Collected data
↓

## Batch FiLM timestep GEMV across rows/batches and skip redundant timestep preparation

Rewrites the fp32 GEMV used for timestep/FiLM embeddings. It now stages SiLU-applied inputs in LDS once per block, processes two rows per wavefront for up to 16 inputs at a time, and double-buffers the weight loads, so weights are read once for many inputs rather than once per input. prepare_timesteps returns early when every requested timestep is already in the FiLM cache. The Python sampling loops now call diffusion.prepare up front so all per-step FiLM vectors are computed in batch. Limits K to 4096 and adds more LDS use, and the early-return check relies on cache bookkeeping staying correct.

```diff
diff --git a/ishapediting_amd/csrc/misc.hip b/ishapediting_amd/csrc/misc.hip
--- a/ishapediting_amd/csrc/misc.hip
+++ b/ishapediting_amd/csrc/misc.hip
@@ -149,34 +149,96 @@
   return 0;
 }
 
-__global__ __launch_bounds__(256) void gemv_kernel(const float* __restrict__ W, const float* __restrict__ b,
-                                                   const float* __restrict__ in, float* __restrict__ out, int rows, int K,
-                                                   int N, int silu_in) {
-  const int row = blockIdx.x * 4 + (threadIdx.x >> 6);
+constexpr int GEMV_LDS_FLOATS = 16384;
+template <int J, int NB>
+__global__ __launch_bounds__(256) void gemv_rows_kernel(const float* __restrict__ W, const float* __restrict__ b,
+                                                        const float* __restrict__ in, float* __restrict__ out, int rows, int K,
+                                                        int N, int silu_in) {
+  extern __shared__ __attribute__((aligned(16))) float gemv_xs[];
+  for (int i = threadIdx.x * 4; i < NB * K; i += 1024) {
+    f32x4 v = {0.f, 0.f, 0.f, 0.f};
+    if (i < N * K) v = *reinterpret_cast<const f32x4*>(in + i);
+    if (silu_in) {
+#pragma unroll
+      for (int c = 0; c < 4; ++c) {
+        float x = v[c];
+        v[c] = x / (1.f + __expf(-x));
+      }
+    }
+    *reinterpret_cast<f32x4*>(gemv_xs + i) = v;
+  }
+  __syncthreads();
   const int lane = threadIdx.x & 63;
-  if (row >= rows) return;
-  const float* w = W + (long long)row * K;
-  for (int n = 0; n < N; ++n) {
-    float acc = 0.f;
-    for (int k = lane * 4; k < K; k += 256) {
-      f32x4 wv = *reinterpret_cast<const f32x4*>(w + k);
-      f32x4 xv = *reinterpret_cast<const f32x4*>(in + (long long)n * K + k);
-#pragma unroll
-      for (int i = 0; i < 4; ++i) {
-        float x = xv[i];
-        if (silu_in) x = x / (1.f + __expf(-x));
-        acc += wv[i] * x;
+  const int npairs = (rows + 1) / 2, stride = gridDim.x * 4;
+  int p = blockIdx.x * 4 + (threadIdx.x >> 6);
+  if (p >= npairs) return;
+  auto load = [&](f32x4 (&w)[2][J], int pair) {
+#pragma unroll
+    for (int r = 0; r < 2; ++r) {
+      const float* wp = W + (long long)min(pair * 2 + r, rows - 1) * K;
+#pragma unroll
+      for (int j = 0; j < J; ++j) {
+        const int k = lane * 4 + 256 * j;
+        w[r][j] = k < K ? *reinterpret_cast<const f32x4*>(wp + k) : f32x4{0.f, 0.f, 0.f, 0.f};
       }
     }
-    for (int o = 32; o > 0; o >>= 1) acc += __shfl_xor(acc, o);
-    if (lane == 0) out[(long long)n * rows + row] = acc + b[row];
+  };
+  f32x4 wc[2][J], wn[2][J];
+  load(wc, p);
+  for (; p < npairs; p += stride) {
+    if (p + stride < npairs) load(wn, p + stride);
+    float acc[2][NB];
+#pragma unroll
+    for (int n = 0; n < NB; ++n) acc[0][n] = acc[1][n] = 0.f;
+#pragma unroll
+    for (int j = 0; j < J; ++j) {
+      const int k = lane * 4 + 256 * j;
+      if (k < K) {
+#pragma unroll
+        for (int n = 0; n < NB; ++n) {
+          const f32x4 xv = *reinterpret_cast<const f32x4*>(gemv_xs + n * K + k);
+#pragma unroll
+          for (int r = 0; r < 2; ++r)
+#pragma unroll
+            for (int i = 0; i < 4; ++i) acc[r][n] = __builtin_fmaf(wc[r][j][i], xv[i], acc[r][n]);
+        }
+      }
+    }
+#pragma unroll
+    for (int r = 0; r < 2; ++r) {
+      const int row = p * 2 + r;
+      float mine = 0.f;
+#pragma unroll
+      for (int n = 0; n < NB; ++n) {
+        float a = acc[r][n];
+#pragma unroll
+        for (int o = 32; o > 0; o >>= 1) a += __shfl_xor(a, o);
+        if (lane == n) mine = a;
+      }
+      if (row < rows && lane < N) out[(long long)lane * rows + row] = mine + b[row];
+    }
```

↑
↓

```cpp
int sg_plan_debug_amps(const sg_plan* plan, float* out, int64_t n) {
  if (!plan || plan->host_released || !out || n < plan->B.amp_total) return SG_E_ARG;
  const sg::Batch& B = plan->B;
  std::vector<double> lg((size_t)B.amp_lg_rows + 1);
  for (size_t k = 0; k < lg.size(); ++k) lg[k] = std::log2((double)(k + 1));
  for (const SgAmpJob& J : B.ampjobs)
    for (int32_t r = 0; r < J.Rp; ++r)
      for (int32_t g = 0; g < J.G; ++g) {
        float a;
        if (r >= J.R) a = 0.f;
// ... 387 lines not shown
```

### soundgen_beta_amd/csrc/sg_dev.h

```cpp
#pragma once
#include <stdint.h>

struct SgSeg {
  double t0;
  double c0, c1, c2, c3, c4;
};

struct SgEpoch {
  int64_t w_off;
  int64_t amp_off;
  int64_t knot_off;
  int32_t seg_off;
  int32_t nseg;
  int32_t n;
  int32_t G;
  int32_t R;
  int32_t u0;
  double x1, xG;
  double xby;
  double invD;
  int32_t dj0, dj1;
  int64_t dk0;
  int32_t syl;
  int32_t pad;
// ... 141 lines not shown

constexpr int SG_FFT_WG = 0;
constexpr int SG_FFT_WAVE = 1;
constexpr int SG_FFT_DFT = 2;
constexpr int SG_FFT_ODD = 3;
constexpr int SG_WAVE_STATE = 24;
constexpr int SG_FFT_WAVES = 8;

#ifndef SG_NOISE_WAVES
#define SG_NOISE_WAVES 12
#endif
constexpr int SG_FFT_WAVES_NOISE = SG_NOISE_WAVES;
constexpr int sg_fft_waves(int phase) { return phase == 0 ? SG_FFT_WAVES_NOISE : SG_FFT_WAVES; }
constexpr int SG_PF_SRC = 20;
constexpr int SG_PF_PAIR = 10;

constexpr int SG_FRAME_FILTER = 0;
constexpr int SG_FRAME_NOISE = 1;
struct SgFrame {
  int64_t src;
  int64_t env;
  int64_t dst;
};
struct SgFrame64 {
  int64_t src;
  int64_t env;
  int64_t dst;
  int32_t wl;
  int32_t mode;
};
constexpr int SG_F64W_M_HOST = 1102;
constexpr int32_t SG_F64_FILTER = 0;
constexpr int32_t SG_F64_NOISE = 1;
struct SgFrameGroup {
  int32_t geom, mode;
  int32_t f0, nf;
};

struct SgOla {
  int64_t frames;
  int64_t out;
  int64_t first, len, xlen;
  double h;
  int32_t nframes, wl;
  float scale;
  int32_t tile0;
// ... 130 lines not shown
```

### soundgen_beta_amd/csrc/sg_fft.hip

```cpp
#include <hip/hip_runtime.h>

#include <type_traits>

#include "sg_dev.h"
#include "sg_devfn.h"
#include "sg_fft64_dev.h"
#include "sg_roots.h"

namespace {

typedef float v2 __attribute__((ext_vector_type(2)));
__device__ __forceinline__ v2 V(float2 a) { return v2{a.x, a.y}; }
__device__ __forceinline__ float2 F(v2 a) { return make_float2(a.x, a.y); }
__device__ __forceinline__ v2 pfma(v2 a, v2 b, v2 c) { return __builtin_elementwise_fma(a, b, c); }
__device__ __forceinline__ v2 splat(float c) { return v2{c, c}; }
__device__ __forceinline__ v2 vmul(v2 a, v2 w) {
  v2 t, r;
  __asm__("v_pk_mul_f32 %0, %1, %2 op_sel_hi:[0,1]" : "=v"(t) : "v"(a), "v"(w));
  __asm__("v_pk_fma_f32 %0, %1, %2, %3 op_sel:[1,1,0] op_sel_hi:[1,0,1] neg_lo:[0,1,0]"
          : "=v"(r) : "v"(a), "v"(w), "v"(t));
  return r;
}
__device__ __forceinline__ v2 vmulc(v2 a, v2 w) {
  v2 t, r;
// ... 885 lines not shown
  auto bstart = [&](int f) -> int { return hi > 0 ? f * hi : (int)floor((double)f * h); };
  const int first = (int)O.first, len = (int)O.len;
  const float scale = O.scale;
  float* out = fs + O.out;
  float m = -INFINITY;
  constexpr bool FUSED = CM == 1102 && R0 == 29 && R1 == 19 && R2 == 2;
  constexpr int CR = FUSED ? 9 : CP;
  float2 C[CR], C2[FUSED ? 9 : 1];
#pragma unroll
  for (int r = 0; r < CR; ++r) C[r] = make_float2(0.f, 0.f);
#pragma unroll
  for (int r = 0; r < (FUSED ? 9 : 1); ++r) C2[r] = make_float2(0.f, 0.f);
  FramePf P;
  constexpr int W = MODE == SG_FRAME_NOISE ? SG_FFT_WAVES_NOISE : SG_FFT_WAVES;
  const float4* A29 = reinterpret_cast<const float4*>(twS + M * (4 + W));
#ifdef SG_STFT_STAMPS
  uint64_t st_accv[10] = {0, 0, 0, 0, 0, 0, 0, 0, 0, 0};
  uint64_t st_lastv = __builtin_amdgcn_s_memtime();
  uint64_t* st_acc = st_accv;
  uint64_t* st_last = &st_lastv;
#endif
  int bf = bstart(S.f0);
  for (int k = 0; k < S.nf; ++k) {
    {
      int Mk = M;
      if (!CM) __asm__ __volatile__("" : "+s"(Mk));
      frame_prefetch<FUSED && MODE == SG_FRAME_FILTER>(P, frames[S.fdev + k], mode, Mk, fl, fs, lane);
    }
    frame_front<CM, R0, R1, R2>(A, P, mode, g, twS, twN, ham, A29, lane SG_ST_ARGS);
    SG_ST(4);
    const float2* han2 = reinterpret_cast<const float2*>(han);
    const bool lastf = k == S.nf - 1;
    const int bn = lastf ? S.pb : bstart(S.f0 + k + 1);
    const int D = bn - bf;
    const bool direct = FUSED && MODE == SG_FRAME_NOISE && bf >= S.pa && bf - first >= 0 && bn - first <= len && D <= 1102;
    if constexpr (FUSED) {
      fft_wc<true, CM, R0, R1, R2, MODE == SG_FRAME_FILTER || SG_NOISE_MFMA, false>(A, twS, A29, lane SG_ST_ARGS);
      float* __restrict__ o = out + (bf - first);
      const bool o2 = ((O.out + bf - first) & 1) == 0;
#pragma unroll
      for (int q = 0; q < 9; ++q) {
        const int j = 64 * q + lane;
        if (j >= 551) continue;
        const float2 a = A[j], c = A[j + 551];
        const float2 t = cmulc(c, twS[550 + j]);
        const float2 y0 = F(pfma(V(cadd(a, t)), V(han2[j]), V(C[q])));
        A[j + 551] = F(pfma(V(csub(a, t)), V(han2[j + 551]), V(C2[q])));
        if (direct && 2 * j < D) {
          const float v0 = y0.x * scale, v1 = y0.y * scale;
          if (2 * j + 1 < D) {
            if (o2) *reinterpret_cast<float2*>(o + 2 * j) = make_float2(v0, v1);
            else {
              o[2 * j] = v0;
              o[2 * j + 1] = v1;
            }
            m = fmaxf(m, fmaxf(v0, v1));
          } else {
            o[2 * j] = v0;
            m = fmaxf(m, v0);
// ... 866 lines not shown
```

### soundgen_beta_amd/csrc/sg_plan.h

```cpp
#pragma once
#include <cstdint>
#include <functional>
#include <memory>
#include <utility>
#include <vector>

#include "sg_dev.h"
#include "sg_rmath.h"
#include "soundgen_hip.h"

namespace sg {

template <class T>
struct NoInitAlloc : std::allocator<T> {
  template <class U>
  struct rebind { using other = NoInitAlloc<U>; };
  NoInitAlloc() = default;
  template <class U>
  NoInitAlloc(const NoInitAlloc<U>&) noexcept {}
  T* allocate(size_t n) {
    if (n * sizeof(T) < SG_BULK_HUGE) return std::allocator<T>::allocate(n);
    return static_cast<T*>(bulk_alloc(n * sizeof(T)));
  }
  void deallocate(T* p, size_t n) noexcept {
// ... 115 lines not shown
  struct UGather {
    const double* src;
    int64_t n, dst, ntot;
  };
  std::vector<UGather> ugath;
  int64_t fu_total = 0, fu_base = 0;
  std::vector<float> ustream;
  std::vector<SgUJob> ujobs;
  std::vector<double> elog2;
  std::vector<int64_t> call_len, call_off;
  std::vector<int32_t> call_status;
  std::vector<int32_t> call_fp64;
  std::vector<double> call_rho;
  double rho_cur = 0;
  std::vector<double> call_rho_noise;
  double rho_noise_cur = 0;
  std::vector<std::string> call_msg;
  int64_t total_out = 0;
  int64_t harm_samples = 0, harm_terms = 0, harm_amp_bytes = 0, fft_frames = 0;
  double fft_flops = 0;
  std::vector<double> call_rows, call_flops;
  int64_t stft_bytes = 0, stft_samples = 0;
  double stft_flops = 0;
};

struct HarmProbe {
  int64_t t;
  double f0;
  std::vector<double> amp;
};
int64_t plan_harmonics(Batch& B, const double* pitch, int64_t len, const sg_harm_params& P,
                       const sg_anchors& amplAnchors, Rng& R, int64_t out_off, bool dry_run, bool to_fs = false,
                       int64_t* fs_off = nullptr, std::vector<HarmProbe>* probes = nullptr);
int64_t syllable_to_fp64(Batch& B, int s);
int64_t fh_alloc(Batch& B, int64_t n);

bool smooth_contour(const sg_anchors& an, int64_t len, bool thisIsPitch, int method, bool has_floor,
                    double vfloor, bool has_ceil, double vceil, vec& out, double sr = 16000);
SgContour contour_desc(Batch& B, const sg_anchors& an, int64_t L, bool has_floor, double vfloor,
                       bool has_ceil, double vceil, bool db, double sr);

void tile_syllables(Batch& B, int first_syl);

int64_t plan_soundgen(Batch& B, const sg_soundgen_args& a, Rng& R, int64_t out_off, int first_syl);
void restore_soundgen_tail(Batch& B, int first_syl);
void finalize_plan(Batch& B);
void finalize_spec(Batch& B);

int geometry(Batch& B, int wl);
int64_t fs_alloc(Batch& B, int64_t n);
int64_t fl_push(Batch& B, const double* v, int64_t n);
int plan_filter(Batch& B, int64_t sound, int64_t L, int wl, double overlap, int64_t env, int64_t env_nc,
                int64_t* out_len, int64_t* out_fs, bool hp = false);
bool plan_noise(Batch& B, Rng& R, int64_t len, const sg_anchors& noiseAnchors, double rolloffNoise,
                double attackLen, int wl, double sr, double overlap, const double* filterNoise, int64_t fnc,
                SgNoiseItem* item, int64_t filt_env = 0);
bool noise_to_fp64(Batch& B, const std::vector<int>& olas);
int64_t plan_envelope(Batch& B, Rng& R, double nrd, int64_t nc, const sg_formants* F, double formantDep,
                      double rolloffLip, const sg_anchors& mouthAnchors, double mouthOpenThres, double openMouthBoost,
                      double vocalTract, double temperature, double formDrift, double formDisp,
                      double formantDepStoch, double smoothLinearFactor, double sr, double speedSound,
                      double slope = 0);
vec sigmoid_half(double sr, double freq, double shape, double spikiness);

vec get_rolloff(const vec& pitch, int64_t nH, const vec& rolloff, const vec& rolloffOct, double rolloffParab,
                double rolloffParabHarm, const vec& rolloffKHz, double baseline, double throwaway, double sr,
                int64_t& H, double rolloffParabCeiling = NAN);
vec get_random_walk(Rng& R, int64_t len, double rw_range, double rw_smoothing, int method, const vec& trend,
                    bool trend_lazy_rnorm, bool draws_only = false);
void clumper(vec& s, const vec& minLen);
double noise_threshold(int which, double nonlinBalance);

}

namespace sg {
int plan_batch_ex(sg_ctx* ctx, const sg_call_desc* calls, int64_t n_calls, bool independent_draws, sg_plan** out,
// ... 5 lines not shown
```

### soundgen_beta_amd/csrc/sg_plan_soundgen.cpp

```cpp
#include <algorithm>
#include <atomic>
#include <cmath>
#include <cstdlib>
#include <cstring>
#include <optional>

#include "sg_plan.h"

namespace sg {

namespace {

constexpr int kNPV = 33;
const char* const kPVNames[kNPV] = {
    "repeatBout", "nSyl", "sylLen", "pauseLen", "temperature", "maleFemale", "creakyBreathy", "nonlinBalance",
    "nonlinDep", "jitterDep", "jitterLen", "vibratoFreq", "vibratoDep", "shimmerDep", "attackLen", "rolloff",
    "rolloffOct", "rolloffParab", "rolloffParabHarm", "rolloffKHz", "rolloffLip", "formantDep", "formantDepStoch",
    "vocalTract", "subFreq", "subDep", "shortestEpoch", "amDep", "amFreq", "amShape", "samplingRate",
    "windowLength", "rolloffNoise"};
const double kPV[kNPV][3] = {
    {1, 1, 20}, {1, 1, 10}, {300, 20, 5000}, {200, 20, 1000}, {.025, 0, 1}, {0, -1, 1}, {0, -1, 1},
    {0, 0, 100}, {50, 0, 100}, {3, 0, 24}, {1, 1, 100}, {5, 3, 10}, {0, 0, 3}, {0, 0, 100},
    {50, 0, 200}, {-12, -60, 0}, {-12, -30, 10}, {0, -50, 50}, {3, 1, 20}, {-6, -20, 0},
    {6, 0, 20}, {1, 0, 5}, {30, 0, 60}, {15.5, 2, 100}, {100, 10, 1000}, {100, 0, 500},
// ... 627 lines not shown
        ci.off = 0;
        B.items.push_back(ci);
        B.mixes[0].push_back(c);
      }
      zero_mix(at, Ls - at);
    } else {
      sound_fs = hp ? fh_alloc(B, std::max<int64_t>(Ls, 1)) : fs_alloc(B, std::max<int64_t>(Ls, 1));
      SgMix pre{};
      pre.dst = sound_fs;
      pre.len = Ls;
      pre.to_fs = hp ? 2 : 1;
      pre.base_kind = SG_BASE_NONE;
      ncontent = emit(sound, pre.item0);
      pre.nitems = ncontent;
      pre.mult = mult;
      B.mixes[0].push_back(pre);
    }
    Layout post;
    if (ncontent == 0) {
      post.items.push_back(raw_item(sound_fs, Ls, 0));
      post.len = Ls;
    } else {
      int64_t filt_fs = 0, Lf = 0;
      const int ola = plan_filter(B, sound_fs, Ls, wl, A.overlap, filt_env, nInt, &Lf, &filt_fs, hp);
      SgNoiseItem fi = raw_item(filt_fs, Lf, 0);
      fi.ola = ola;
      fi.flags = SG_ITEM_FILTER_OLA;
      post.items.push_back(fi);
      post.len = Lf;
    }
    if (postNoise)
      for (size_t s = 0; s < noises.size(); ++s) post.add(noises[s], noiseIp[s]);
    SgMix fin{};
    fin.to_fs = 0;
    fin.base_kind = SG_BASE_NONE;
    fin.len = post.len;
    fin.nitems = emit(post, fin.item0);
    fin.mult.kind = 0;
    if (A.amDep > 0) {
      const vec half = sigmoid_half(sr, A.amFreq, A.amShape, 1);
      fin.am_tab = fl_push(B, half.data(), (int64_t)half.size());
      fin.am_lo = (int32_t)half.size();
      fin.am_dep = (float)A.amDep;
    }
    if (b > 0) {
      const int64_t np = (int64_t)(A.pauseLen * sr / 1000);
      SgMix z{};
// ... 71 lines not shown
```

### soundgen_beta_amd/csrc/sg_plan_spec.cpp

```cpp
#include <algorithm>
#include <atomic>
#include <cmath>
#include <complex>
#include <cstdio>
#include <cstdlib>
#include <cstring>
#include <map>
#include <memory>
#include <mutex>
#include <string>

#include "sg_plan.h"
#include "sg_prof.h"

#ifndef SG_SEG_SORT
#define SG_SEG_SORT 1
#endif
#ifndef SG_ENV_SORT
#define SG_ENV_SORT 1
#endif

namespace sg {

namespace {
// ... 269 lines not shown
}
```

↑

*PROBLEM DETAILS*
Considering only lines of the records that hold the string "temperature", state how many there are and nothing else.

*EXERCISE RESULT*
2